*** RECORD EXTRACTS Section Begins ***

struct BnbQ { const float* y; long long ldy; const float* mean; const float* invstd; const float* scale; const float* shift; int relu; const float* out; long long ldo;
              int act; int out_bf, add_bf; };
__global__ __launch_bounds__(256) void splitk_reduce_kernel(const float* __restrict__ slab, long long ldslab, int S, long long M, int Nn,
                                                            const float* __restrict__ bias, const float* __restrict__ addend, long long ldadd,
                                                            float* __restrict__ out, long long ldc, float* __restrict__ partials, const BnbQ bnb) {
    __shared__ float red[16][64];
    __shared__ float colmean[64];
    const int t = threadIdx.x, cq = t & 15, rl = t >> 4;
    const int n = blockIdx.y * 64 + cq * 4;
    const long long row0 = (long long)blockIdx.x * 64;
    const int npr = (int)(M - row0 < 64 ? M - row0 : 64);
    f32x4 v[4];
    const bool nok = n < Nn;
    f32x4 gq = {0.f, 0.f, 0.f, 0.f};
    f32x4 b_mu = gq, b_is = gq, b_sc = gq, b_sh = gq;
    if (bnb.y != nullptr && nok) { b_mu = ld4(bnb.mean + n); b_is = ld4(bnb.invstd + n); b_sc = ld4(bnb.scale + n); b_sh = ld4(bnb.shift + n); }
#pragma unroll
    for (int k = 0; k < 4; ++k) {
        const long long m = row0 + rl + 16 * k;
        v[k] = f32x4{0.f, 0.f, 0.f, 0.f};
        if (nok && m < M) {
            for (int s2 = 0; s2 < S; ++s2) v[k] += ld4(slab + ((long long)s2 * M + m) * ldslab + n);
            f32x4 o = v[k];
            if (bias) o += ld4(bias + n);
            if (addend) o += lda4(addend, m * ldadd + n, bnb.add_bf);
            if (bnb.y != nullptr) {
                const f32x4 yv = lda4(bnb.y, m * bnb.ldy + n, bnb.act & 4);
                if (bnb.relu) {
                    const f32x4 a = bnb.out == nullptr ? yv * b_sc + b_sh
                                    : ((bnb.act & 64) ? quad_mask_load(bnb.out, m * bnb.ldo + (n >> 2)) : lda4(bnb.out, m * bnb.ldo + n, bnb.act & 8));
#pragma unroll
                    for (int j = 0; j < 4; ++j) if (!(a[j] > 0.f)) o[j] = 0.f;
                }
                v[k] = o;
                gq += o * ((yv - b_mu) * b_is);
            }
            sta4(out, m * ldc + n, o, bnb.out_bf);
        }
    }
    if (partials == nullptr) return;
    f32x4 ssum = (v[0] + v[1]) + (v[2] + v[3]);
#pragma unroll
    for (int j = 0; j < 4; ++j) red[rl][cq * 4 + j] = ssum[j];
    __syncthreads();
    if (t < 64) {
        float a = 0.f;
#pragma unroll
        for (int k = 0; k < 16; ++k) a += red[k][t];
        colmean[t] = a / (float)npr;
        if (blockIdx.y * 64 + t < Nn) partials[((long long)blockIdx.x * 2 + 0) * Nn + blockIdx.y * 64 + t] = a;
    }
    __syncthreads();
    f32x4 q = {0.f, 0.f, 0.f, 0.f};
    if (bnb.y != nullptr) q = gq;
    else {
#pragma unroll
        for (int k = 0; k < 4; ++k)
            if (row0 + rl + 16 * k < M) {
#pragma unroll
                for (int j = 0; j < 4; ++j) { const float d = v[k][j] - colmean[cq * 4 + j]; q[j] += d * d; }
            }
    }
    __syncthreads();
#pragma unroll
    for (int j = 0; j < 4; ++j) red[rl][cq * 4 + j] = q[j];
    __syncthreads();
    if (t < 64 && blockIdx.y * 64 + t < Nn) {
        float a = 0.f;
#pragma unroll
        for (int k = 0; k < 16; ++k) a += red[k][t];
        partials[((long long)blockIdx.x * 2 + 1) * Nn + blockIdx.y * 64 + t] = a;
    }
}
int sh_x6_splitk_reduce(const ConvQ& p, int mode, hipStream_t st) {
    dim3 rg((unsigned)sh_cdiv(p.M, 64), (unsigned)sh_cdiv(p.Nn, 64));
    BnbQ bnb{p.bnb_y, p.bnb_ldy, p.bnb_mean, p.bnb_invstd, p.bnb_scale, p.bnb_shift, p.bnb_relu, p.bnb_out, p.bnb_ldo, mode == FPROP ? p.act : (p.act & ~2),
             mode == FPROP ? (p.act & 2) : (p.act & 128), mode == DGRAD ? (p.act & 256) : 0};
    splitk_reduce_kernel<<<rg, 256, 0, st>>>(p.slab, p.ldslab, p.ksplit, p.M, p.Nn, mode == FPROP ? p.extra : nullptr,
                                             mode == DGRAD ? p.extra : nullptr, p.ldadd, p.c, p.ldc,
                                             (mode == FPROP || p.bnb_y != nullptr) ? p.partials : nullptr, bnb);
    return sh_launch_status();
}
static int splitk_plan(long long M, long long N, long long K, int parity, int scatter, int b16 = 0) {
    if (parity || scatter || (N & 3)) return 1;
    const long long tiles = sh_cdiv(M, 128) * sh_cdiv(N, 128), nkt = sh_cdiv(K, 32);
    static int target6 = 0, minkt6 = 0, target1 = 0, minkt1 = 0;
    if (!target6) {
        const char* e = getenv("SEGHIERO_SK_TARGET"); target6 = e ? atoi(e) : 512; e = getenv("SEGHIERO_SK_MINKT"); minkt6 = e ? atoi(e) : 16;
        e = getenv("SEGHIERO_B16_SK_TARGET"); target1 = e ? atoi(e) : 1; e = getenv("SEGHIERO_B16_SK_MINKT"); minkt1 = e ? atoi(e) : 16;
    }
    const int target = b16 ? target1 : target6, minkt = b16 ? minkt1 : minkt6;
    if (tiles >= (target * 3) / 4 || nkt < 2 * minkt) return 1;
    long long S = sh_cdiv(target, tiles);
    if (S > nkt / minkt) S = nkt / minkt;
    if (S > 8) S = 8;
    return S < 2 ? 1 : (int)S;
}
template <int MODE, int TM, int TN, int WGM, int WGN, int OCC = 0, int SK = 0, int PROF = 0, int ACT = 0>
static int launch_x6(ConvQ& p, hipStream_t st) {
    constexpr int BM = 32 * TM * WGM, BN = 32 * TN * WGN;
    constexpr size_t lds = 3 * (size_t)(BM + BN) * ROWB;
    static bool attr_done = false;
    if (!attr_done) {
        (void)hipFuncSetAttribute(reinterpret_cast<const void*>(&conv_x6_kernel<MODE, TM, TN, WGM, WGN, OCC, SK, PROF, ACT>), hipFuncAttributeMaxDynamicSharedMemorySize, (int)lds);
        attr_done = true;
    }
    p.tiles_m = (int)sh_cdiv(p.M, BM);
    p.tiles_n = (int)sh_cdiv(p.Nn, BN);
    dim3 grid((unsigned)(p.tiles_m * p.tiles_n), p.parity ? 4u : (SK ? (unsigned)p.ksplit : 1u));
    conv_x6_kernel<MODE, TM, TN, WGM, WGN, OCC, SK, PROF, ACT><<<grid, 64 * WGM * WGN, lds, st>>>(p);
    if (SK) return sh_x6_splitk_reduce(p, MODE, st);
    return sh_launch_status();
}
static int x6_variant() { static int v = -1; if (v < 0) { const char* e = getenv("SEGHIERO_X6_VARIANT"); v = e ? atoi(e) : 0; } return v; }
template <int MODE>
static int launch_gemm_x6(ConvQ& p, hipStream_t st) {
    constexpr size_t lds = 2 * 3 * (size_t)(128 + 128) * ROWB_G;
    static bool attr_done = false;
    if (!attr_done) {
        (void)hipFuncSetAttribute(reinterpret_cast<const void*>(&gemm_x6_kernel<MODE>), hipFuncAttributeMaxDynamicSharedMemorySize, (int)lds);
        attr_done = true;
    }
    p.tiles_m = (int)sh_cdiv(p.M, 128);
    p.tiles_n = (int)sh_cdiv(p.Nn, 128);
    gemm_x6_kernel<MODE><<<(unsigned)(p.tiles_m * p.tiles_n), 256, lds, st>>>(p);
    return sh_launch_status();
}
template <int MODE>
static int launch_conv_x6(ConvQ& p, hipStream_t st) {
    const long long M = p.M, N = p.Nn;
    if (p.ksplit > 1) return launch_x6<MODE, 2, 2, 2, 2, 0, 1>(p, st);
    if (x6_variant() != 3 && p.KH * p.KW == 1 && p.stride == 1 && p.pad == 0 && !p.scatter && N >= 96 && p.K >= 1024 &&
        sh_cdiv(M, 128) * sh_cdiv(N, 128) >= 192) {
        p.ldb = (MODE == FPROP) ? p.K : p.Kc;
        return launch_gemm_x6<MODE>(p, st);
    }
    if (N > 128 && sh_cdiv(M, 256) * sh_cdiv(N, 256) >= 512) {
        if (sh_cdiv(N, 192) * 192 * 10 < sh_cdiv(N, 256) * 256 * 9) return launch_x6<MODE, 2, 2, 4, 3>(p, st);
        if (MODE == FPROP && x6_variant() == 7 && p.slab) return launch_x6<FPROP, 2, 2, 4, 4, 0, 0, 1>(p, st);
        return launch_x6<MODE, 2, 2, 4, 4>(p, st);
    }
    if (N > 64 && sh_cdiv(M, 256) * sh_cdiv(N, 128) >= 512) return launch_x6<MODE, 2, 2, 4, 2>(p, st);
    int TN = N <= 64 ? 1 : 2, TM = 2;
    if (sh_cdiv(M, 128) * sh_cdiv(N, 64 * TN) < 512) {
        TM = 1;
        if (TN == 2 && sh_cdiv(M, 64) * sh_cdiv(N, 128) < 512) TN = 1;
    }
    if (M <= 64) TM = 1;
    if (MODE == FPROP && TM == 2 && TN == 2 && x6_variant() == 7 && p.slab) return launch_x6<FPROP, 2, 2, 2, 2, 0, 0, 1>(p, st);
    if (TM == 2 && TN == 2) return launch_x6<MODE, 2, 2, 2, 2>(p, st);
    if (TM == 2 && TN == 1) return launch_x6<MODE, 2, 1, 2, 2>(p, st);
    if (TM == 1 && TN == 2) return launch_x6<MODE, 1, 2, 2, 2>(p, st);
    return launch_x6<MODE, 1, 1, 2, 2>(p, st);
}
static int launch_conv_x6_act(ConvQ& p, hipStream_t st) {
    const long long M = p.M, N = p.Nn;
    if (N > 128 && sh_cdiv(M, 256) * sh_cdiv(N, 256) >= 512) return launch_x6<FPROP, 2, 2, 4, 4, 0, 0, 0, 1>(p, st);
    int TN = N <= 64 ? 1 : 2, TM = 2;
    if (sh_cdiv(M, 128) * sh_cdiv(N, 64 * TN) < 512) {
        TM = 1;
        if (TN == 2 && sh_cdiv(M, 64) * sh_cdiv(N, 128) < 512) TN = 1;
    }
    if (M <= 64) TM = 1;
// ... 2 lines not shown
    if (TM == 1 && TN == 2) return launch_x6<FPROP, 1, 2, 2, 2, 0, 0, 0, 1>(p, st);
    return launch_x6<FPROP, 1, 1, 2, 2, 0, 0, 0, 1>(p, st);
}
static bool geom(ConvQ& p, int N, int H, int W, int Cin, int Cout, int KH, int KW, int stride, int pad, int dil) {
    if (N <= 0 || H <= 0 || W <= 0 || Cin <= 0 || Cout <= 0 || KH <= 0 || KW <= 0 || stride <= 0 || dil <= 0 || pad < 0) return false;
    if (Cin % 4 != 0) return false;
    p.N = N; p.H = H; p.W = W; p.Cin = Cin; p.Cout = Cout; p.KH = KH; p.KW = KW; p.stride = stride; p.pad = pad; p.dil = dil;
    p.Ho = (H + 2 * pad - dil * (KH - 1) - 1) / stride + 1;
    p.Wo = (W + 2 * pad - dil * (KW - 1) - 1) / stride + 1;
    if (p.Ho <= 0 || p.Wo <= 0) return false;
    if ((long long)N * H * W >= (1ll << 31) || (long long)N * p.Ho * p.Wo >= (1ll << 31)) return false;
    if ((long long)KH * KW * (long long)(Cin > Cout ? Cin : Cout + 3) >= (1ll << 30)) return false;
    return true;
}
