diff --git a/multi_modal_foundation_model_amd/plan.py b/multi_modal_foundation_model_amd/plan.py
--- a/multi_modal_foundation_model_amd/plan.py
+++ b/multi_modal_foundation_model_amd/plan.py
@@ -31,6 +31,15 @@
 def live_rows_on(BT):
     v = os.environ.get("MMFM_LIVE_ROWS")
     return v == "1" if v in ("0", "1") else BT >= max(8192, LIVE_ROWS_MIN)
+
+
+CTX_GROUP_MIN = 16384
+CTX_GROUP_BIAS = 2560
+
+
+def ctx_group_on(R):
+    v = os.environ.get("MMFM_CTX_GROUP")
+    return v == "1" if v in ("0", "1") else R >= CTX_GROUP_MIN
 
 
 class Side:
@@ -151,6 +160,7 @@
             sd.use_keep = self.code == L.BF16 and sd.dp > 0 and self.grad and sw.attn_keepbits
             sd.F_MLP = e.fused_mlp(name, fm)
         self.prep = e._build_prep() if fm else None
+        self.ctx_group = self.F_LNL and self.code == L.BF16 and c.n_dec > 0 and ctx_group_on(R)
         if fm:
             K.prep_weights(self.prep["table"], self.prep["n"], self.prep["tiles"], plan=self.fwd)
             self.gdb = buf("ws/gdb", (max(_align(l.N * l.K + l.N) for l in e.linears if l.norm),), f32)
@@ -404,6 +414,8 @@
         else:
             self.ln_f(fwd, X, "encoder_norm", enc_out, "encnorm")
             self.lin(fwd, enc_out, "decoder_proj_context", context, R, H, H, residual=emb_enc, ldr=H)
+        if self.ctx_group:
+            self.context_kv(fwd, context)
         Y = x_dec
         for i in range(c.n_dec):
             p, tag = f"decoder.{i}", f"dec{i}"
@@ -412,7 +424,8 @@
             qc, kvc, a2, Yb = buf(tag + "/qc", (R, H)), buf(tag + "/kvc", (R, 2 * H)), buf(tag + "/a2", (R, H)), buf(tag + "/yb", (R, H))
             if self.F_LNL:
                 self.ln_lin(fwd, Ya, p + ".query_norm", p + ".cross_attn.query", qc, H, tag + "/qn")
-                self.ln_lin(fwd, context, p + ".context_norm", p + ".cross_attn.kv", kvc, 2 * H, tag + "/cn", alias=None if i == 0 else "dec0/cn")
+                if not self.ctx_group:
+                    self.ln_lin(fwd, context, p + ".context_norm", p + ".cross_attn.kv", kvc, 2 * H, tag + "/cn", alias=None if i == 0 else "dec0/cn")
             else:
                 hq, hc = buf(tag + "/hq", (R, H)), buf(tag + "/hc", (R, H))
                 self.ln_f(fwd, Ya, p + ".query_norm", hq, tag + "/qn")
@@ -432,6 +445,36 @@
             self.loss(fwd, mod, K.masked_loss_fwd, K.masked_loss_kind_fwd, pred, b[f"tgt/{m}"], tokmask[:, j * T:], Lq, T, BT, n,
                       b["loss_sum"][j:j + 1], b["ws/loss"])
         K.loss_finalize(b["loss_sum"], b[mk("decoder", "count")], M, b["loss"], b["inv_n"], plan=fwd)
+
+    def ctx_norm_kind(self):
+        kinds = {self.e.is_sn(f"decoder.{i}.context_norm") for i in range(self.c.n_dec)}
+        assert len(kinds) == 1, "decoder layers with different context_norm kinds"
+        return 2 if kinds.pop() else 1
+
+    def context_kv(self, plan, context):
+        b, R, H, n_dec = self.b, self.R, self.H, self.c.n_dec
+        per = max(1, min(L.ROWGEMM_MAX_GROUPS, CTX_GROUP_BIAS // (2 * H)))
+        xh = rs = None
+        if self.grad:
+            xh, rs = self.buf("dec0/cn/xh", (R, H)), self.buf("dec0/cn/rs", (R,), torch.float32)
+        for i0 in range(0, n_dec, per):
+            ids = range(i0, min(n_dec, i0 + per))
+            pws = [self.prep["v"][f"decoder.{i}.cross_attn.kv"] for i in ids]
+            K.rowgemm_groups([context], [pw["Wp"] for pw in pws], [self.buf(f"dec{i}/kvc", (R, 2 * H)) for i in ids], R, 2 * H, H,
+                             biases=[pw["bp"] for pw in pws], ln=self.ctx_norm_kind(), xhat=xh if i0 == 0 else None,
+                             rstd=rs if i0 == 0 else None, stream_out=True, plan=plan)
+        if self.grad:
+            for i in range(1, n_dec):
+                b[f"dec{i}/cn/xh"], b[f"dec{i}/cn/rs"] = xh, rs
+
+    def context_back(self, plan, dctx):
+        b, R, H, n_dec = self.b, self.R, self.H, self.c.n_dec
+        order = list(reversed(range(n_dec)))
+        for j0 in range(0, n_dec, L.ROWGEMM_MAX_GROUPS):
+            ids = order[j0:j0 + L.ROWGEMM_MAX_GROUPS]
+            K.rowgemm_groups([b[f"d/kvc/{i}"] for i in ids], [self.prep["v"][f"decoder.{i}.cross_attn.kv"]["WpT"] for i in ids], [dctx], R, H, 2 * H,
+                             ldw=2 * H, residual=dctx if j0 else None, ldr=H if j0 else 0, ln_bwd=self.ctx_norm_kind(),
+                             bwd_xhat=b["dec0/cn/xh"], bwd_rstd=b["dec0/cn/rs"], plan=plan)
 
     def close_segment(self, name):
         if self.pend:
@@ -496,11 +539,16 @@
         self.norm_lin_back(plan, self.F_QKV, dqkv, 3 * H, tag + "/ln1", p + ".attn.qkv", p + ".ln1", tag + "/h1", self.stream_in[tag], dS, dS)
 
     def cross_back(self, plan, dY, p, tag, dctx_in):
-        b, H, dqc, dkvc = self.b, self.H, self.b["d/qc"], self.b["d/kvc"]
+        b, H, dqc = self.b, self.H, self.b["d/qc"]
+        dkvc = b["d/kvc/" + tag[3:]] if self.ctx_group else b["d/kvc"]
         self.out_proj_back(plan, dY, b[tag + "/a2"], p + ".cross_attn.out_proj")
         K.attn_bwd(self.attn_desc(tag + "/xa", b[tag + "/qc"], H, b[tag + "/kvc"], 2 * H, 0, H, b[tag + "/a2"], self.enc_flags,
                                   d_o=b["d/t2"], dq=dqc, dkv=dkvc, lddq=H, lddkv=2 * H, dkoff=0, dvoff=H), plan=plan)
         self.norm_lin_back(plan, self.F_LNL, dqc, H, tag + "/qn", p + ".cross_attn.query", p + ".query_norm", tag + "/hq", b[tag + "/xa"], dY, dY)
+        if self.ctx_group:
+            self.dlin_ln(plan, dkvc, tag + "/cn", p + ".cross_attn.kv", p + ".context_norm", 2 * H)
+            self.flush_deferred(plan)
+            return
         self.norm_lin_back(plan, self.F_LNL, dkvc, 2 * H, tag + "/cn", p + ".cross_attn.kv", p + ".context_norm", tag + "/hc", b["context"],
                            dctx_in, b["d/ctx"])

*** RECORD EXTRACTS Section Ends ***

• WHAT IS BEING ASKED
I need every line from the material that contains the word "BnbQ".

• ANSWER SECTION
struct BnbQ { const float* y; long long ldy; const float* mean; const float* invstd; const float* scale; const float* shift; int relu; const float* out; long long ldo;
                                                            float* __restrict__ out, long long ldc, float* __restrict__ partials, const BnbQ bnb) {
    BnbQ bnb{p.bnb_y, p.bnb_ldy, p.bnb_mean, p.bnb_invstd, p.bnb_scale, p.bnb_shift, p.bnb_relu, p.bnb_out, p.bnb_ldo, mode == FPROP ? p.act : (p.act & ~2),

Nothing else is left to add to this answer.